Be careful not to crowd our dog while walking. If he feels trapped between us and the other dog, he may think he has no choice but to react aggressively. Do not stand still while trying to tug our dog away. Move away, and he will come along with us. At the same time, we are creating space so that he will not feel trapped.

I do not let my dog obsess or stare intensely at other dogs. Sometimes, my Shiba Inu will drop into a stalking-down-position, stare, and wait for the other dog to pass. Some people think that he is such a good boy for doing a Down, when other dogs are coming toward him, but he is actually just waiting to pounce.

Do not allow this bad behavior, do not let our dog practice it, do not even let him think about it. Just move him along, and ignore. If the other dog is somehow blocking us (e.g. if the owner is unable to control his dog), then walk away in a different direction. Do not stare the other dog down and do not confront him, either through posture or by physically engaging him.

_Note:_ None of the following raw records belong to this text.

template <class V>
NS_DEV int32_t ecdf_lookup_g(const double *__restrict__ hi, const V *__restrict__ vhi, uint32_t n,
                                                 double vlo0, const uint16_t *__restrict__ guide, uint32_t u) {
    double p = u32_to_p(u);
    uint32_t s = guide[guide_cell(u)];
    if (s < n) {
        const double h0 = hi[s], h1 = hi[min(s + 1, n - 1)];
        if (p > h0) {
            ++s;
            if (s < n && p > h1) { ++s; while (s < n && p > hi[s]) ++s; }
        }
    }
    if (s >= n) { s = n - 1; p = hi[s]; }
// ... 490 lines not shown
                        if (st - 1 > Lk) { ty[k][2] = NS_MIS; ln[k][2] = st - 1 - Lk; ne = 3; }
                    }
                } else {
                    if (!Lk) { ty[k][0] = NS_DEL; ln[k][0] = st; ne = 1; }
                    else {
                        ty[k][0] = NS_DEL; ln[k][0] = st > Lk ? st - Lk : 1u; ne = 1;
                        if (Lk > st - 1) { ty[k][1] = NS_INS; ln[k][1] = Lk - (st - 1); ne = 2; }
                    }
                }
            }
            bad |= ln[k][0] > NS_EV_LEN_MAX || ln[k][1] > NS_EV_LEN_MAX || ln[k][2] > NS_EV_LEN_MAX;
            ln[k][0] = min(ln[k][0], NS_EV_LEN_MAX); ln[k][1] = min(ln[k][1], NS_EV_LEN_MAX); ln[k][2] = min(ln[k][2], NS_EV_LEN_MAX);
            n_ev[k] = ne; n_loc[k] = n_lane; n_lane += ne;
        }
        const uint32_t d_incl = wave_incl_scan(d_lane);
        const uint32_t ne_incl = wave_incl_scan(n_lane | n_exec_l << 16);
        const uint32_t d_front = d_incl - d_lane, n_front = (ne_incl & 0xffffu) - n_lane;
        auto dsh = [](uint32_t t, uint32_t l) { return t == NS_INS ? l : t == NS_DEL ? 0u - l : 0u; };
        #pragma unroll
        for (int k = 0; k < K; ++k) {
            if (!n_ev[k]) continue;
            const uint32_t sh = (uint32_t)s.shift + (pend0 + (i_incl - i_lane) + i_loc[k] - L[k]) - (d_front + d_loc[k]);
            const uint32_t d0 = dsh(ty[k][0], ln[k][0]), d1 = n_ev[k] > 1 ? dsh(ty[k][1], ln[k][1]) : 0u;
            if (!ev_shift_fits((int32_t)sh) || (n_ev[k] > 1 && !ev_shift_fits((int32_t)(sh + d0))) || (n_ev[k] > 2 && !ev_shift_fits((int32_t)(sh + d0 + d1)))) bad = true;
            const uint32_t slot = s.n + n_front + n_loc[k];
            if (slot < s.cap) { ns_event e; e.pos = ps[k][0]; e.info = ns_ev_pack(ln[k][0], ty[k][0], (int32_t)sh); s.ev[slot] = e; }
            if (n_ev[k] > 1 && slot + 1 < s.cap) { ns_event e; e.pos = ps[k][1]; e.info = ns_ev_pack(ln[k][1], ty[k][1], (int32_t)(sh + d0)); s.ev[slot + 1] = e; }
            if (n_ev[k] > 2 && slot + 2 < s.cap) { ns_event e; e.pos = ps[k][2]; e.info = ns_ev_pack(ln[k][2], ty[k][2], (int32_t)(sh + d0 + d1)); s.ev[slot + 2] = e; }
        }
        const uint32_t ne_tot = (uint32_t)__builtin_amdgcn_readlane((int)ne_incl, 63);
        const uint32_t n_blk = ne_tot & 0xffffu, n_ran = ne_tot >> 16;
        const uint32_t del_tot = (uint32_t)__builtin_amdgcn_readlane((int)d_incl, 63), ins_tot = (uint32_t)__builtin_amdgcn_readlane((int)i_incl, 63);
        uint32_t adv_tot = (uint32_t)__builtin_amdgcn_readlane((int)a_incl, 63);
        if (n_ran < 64u * K) adv_tot = (uint32_t)__builtin_amdgcn_readlane((int)wave_incl_scan(a_exec), 63);
        if (s.n + n_blk > s.cap) s.overflow = true;
        s.n += n_blk;
        l_new += (int32_t)ins_tot - (int32_t)del_tot;
        uint32_t pend1 = pend0 + ins_tot;
        if (HAS) {
            const int jl = 63 - __clzll((long long)HAS);
            pend1 = (uint32_t)__shfl((int)run, jl) + ins_tot - (uint32_t)__shfl((int)i_incl, jl);
        }
        s.shift = (int32_t)((uint32_t)s.shift + (pend0 + ins_tot - pend1) - del_tot);
        pend0 = pend1;
        pos0 += adv_tot;
        if (n_ran < 64u * K || pos0 >= (uint32_t)m_ref) break;
    }
    if (__ballot(bad)) s.range = true;
    if ((int32_t)pos0 > middle_ref) { l_new += (int32_t)pos0 - middle_ref; middle_ref = (int32_t)pos0; }
    return EList32{l_new, middle_ref};
}

#define COOP_MAX_BINS 16u
struct CoopLds {
    uint32_t err_tab[64];
    uint16_t step_tab[64][4];
    uint32_t match_tab[64][COOP_MAX_BINS];
    ns_event ev_buf[64];
};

Challenging unknown dogs is a good way to get bitten.

Dog-to-Dog Aggression Tip 3


Create space or block the other dog.

We can do this by moving across the road or into a driveway, and waiting for the other dog to pass.

We may also move our dog behind a barrier, for example a car. If there are no barriers available, we can try blocking the dog’s view with our body.

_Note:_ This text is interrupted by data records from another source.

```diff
@@ -489,15 +537,15 @@
             depth_scatter_role(d, smem, wg);
         else
             depth_bucket_group_role(d, smem, wg, n_sort);
+        sort_role_done<STEP>(pa);
     } else {
         const PreArgs a = pa->pre;
-        color_role<RAGGED, kPreBlock>(a, smem, c0, c1, wg - n_sort, (int)gridDim.x - n_sort);
+        color_role<RAGGED>(a, smem, queue_feed<STEP>(pa, a.in.P, n_sort));
     }
 }
 
 template <int STEP>
-__global__ __launch_bounds__(kPreBlock) void depth_sort_color_params_kernel(const FwdPassArgs* __restrict__ pa, int n_sort,
-                                                                            int c0, int c1)
+__global__ __launch_bounds__(kPreBlock) void depth_sort_color_params_kernel(const FwdPassArgs* __restrict__ pa, int n_sort)
 {
     extern __shared__ __attribute__((aligned(16))) char smem[];
     const int wg = (int)blockIdx.x;
@@ -509,15 +557,15 @@
             depth_scatter_role(d, smem, wg);
         else
             depth_bucket_group_role(d, smem, wg, n_sort);
+        sort_role_done<STEP>(pa);
     } else {
         const PreArgs a = pa->pre;
-        color_role<false, kPreBlock, true>(a, smem, c0, c1, wg - n_sort, (int)gridDim.x - n_sort, pa->shs_rest);
+        color_role<false, true>(a, smem, queue_feed<STEP>(pa, a.in.P, n_sort), pa->shs_rest);
     }
 }
 
 template <int STEP>
-__global__ __launch_bounds__(kPreBlock) void depth_sort_color_quant_kernel(const FwdPassArgs* __restrict__ pa, int n_sort,
-                                                                           int c0, int c1)
+__global__ __launch_bounds__(kPreBlock) void depth_sort_color_quant_kernel(const FwdPassArgs* __restrict__ pa, int n_sort)
 {
     extern __shared__ __attribute__((aligned(16))) char smem[];
     const int wg = (int)blockIdx.x;
@@ -529,10 +577,11 @@
             depth_scatter_role(d, smem, wg);
         else
             depth_bucket_group_role(d, smem, wg, n_sort);
+        sort_role_done<STEP>(pa);
     } else {
         const PreArgs a = pa->pre;
         const QuantInputs qi = pa->quant;
-        color_role_quant<kPreBlock>(a, qi, smem, c0, c1, wg - n_sort, (int)gridDim.x - n_sort);
+        color_role_quant<kPreBlock>(a, qi, smem, queue_feed<STEP>(pa, a.in.P, n_sort));
     }
 }
 
@@ -554,7 +603,7 @@
 }
 
 struct ColorSource {
-    void (*sort_step[3])(const FwdPassArgs*, int, int, int);
+    void (*sort_step[3])(const FwdPassArgs*, int);
     const void* color;
     size_t color_lds;
 };
@@ -612,18 +661,15 @@
 void issue_depth_sort_and_color(const FwdPlan& p, const FwdPassArgs* pa, hipStream_t s)
 {
     const int rows = (int)depth_hist_rows((size_t)p.P), nb = p.nb;
-    const int chunks = (p.P + kPreBlock - 1) / kPreBlock;
-    int c[4] = {0, 0, 0, chunks};
-    c[1] = (int)((long long)chunks * p.color_split[0] / 100);
-    c[2] = c[1] + (int)((long long)chunks * p.color_split[1] / 100);
+    const int chunks = (p.P + 63) / 64, wg_chunks = (chunks + kPreBlock / 64 - 1) / (kPreBlock / 64);
     const int cw = p.color_grid > 0 ? p.color_grid : 512;
+    const int n_color = wg_chunks < cw ? wg_chunks : cw;
     const ColorSource& src = color_source(p);
     const int n_sort[3] = {rows, rows, (nb + kBucketsPerGroup - 1) / kBucketsPerGroup};
     const size_t sort_lds[3] = {depth_hist_lds(nb), depth_scatter_lds(nb), kBucketSortLds};
     auto step = [&](int k) {
-        const int n_color = c[k + 1] - c[k] < cw ? c[k + 1] - c[k] : cw;
         const size_t lds = n_color ? max_sz(sort_lds[k], src.color_lds) : sort_lds[k];
-        hipLaunchKernelGGL(src.sort_step[k], dim3(n_sort[k] + n_color), dim3(kPreBlock), lds, s, pa, n_sort[k], c[k], c[k + 1]);
+        hipLaunchKernelGGL(src.sort_step[k], dim3(n_sort[k] + n_color), dim3(kPreBlock), lds, s, pa, n_sort[k]);
     };
     step(0);
     hipLaunchKernelGGL(depth_colscan_kernel, dim3((nb + 1 + 63) / 64), dim3(64 * kColWaves), 0, s, &pa->depth);
```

By doing this, we avoid a head-on, more confrontational passing.

I have tried all of these blocking techniques, but what works best for me is to create space, and quickly move past the other dog. Whenever I wait for the other dog to pass, my Shiba uses that time to start obsessing.

Dog treats and trying to get his attention do not work at this point, because the other dog is too close, and Shiba Sephy is no longer listening. The advantage of walking Sephy briskly past the other dog, is that he has less time to stare. In addition, he cannot fully obsess, because he must partly focus on walking.

However, using barriers and blocking may work better for a fearful dog.

Some trainers suggest turning and walking away when we see another dog, rather than passing him or waiting for him to pass.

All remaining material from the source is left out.